→ WHAT THE EXERCISE ASKS
Your task is to gather the lines below that hold the string "None".
__________
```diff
+                    const half8 bl = *reinterpret_cast<const half8*>(bf + (b_frag ^ ((ks + 2) << 5)));
+#pragma unroll
+                    for (int i = 0; i < MT; ++i) acc[i][0] = __builtin_amdgcn_mfma_f32_32x32x16_f16(al[i], bh, acc[i][0], 0, 0, 0);
+#pragma unroll
+                    for (int i = 0; i < MT; ++i) acc[i][0] = __builtin_amdgcn_mfma_f32_32x32x16_f16(ah[i], bl, acc[i][0], 0, 0, 0);
+#pragma unroll
+                    for (int i = 0; i < MT; ++i) acc[i][0] = __builtin_amdgcn_mfma_f32_32x32x16_f16(ah[i], bh, acc[i][0], 0, 0, 0);
+                }
+            };
+            asm volatile("s_waitcnt lgkmcnt(0)" ::: "memory");
+            __builtin_amdgcn_s_barrier();
+            asm volatile("s_waitcnt vmcnt(%0)" ::"n"(8 * BR) : "memory");
+            stage_a();
+            tap(std::integral_constant<int, 0>{});
+            tap(std::integral_constant<int, 1>{});
+            tap(std::integral_constant<int, 2>{});
+            tap(std::integral_constant<int, 3>{});
+            tap(std::integral_constant<int, 4>{});
+            tap(std::integral_constant<int, 5>{});
+            tap(std::integral_constant<int, 6>{});
+            tap(std::integral_constant<int, 7>{});
+            tap(std::integral_constant<int, 8>{});
+        }
+        asm volatile("s_waitcnt vmcnt(0)" ::: "memory");
+    }
+    __syncthreads();
+    TileMap tm;
+    tm.img = img0;
+    tm.ty0 = tm.tx0 = tm.th_unused = 0;
+    tm.TW = p.TW;
+    tm.TW_log2 = p.TW_log2;
+    tm.flat_base = 0;
+    tm.Wo = d.Wo;
+    tm.two_d = false;
+    conv_epilogue<WM, WN, MT, NT>(p, tm, n_tile, m_tile, slice, acc, reinterpret_cast<float*>(As), d.acc_scale * inv_ascale);
+}
+
+struct PlanLR {
+    int imgs, ksplit;
+};
+
+static bool plan_lr(const ddnm_conv_desc* d, PlanLR* pl) {
+    if (d->flags & DDNM_CONV_LEGACY_GATHER) return false;
+    if (d->ksize != 3 || d->stride != 1 || d->pad != 1) return false;
+    if (d->Ho != 8 || d->Wo != 8 || d->Hin != 8 || d->Win != 8 || d->ups || d->res_ups) return false;
+    if (d->C0 <= 0 || d->C0 % LR_KC || d->C1 % LR_KC || d->Cout % LR_BN) return false;
+    if (d->out_nchw || d->src_f16 || d->skip0 || d->B <= 0) return false;
+    const int nchunks = (d->C0 + d->C1) / LR_KC;
+    const long n_tiles = d->Cout / LR_BN;
+    int imgs = 1;
+    if (d->gn_scale && d->B % 2 == 0 && (d->B / 2) * n_tiles * LR_KS_PREF >= LR_WGS) imgs = 2;
+    long tiles = (d->B / imgs) * n_tiles;
+    int ks = (int)(LR_WGS / tiles);
+    if (ks > nchunks) ks = nchunks;
+    if (ks > 16) ks = 16;
+    if (ks <= 1 || d->Cout % 4) {
+        ks = 1;
+        imgs = 1;
+    }
+    pl->imgs = imgs;
+    pl->ksplit = ks;
+    return true;
+}
+
+bool conv_lowres_s16_plan(const ddnm_conv_desc* d, int* ksplit) {
+    PlanLR pl;
+    if (!plan_lr(d, &pl)) return false;
+    if (ksplit) *ksplit = pl.ksplit;
+    return true;
+}
+
+int conv_lowres_s16_launch(const ddnm_conv_desc* d, hipStream_t s) {
+    PlanLR pl;
+    if (!plan_lr(d, &pl)) return DDNM_E_SHAPE;
+    if (pl.ksplit > 1) {
+        const int64_t need = (int64_t)pl.ksplit * d->B * 64 * d->Cout;
+        if (!d->workspace || d->workspace_floats < need) {
+            if (d->stats_out) return DDNM_E_BADARG;
+            pl.ksplit = 1;
+            pl.imgs = 1;
+        }
+    }
+    ConvArgs p;
+    p.d = *d;
+    p.Cin = d->C0 + d->C1;
+    p.ntaps = 9;
+    p.Hs = p.Ws = 8;
+    p.m_tiles = d->B / pl.imgs;
+    p.n_tiles = d->Cout / LR_BN;
+    p.TW = 32;
+    p.TW_log2 = 5;
+    p.tiles_x = 0;
+    p.ksplit = pl.ksplit;
+    p.ws = d->workspace;
+    const dim3 grid(p.m_tiles * p.n_tiles * pl.ksplit);
+    if (pl.imgs == 2) { DDNM_LAUNCH((conv_lowres_s16_kernel<2>), grid, dim3(256), 0, s, p); }
+    else { DDNM_LAUNCH((conv_lowres_s16_kernel<1>), grid, dim3(256), 0, s, p); }
+    if (pl.ksplit > 1) return launch_splitk_reduce(p, s);
+    return 0;
+}
+
+extern "C" int ddnm_conv_lowres_s16(const ddnm_conv_desc* d) {
+    PlanLR pl;
+    return d && plan_lr(d, &pl) ? 1 : 0;
+}
diff --git a/ddnm_amd/ops.py b/ddnm_amd/ops.py
--- a/ddnm_amd/ops.py
+++ b/ddnm_amd/ops.py
@@ -156,6 +156,7 @@
 
 _S16_ACT_SCALE = None
 _NO_S16_GATHER = False
+LEGACY_GATHER = _os.environ.get("DDNM_LOWRES", "") == "legacy"
 
 
 def _s16_act_scale():
@@ -209,7 +210,7 @@
 def conv2d(src0, weight, cout, ksize, *, src1=None, bias=None, badd=None, badd_stride=0, res=None, res_ups=False,
            gn=None, gn_silu=True, stride=1, pad=None, ups=False, out=None, out_nchw=False, out_hw=None, tile=0,
            emit_stats=False, weight_f16=None, skip=None, skip_weight=None, skip_weight_f16=None, weight_s16=None,
-           raw_amax=None, one_tile=False):
+           raw_amax=None, one_tile=False, legacy_gather=False):
     a_src0, a_src1 = src0, src1
     src0, src1, res = tensor_of(src0), tensor_of(src1), tensor_of(res)
     B, Hs, Ws, C0 = src0.shape
@@ -233,7 +234,7 @@
     d.ksize, d.stride, d.pad, d.Ho, d.Wo = ksize, stride, pad, Ho, Wo
     d.ups, d.gn_silu, d.out_nchw = int(ups), int(gn_silu), int(out_nchw)
     d.badd_stride, d.tile, d.res_ups = badd_stride, tile, int(res_ups)
-    d.flags = 1 if (one_tile or FORCE_ONE_TILE) else 0
+    d.flags = (1 if (one_tile or FORCE_ONE_TILE) else 0) | (2 if (legacy_gather or LEGACY_GATHER) else 0)
     L = _lib.lib()
     if out_nchw and cout <= 4 and skip is None and weight_f16 is None and L.ddnm_conv3x3_small_cout_f32_supported(ctypes.byref(d)) == 1:
         _launch(L.ddnm_conv3x3_small_cout_f32, d, "ddnm_conv3x3_small_cout_f32",
@@ -321,7 +322,7 @@
         elif s16:
             variant = "conv3x3_s16_persist<256x128>" if L.ddnm_conv3x3_s16_persistent(ctypes.byref(d)) == 1 else "conv3x3_halo_s16<256x128>"
         elif s16g:
-            variant = "conv_gather_s16"
+            variant = "conv_lowres_s16" if L.ddnm_conv_lowres_s16(ctypes.byref(d)) == 1 else "conv_gather_s16"
         else:
             tn = L.ddnm_conv2d_f32_tile_n(ctypes.byref(d))
             kind = "conv3x3_halo_f32" if (ksize == 3 and stride == 1) else "conv_gather_f32"
diff --git a/include/ddnm_hip.h b/include/ddnm_hip.h
--- a/include/ddnm_hip.h
+++ b/include/ddnm_hip.h
@@ -52,6 +52,7 @@
 } ddnm_conv_desc;
 
 #define DDNM_CONV_ONE_TILE 1
+#define DDNM_CONV_LEGACY_GATHER 2
 #define DDNM_AMAX_N 32
 
 int ddnm_conv2d_f32(const ddnm_conv_desc* d, void* stream);
@@ -79,6 +80,7 @@
 int ddnm_conv_gather_s16_supported(const ddnm_conv_desc* d);
 int64_t ddnm_conv_gather_s16_workspace_floats(const ddnm_conv_desc* d);
 int ddnm_conv_gather_s16_stats_tiles(const ddnm_conv_desc* d);
+int ddnm_conv_lowres_s16(const ddnm_conv_desc* d);
 
 int ddnm_conv1x1_f16_f32(const ddnm_conv_desc* d, void* stream);
 int ddnm_conv1x1_f16_supported(const ddnm_conv_desc* d);
```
__________
→ THE ANSWER
 _S16_ACT_SCALE = None
 def conv2d(src0, weight, cout, ksize, *, src1=None, bias=None, badd=None, badd_stride=0, res=None, res_ups=False,
            gn=None, gn_silu=True, stride=1, pad=None, ups=False, out=None, out_nchw=False, out_hw=None, tile=0,
            emit_stats=False, weight_f16=None, skip=None, skip_weight=None, skip_weight_f16=None, weight_s16=None,
-           raw_amax=None, one_tile=False):
+           raw_amax=None, one_tile=False, legacy_gather=False):
     if out_nchw and cout <= 4 and skip is None and weight_f16 is None and L.ddnm_conv3x3_small_cout_f32_supported(ctypes.byref(d)) == 1:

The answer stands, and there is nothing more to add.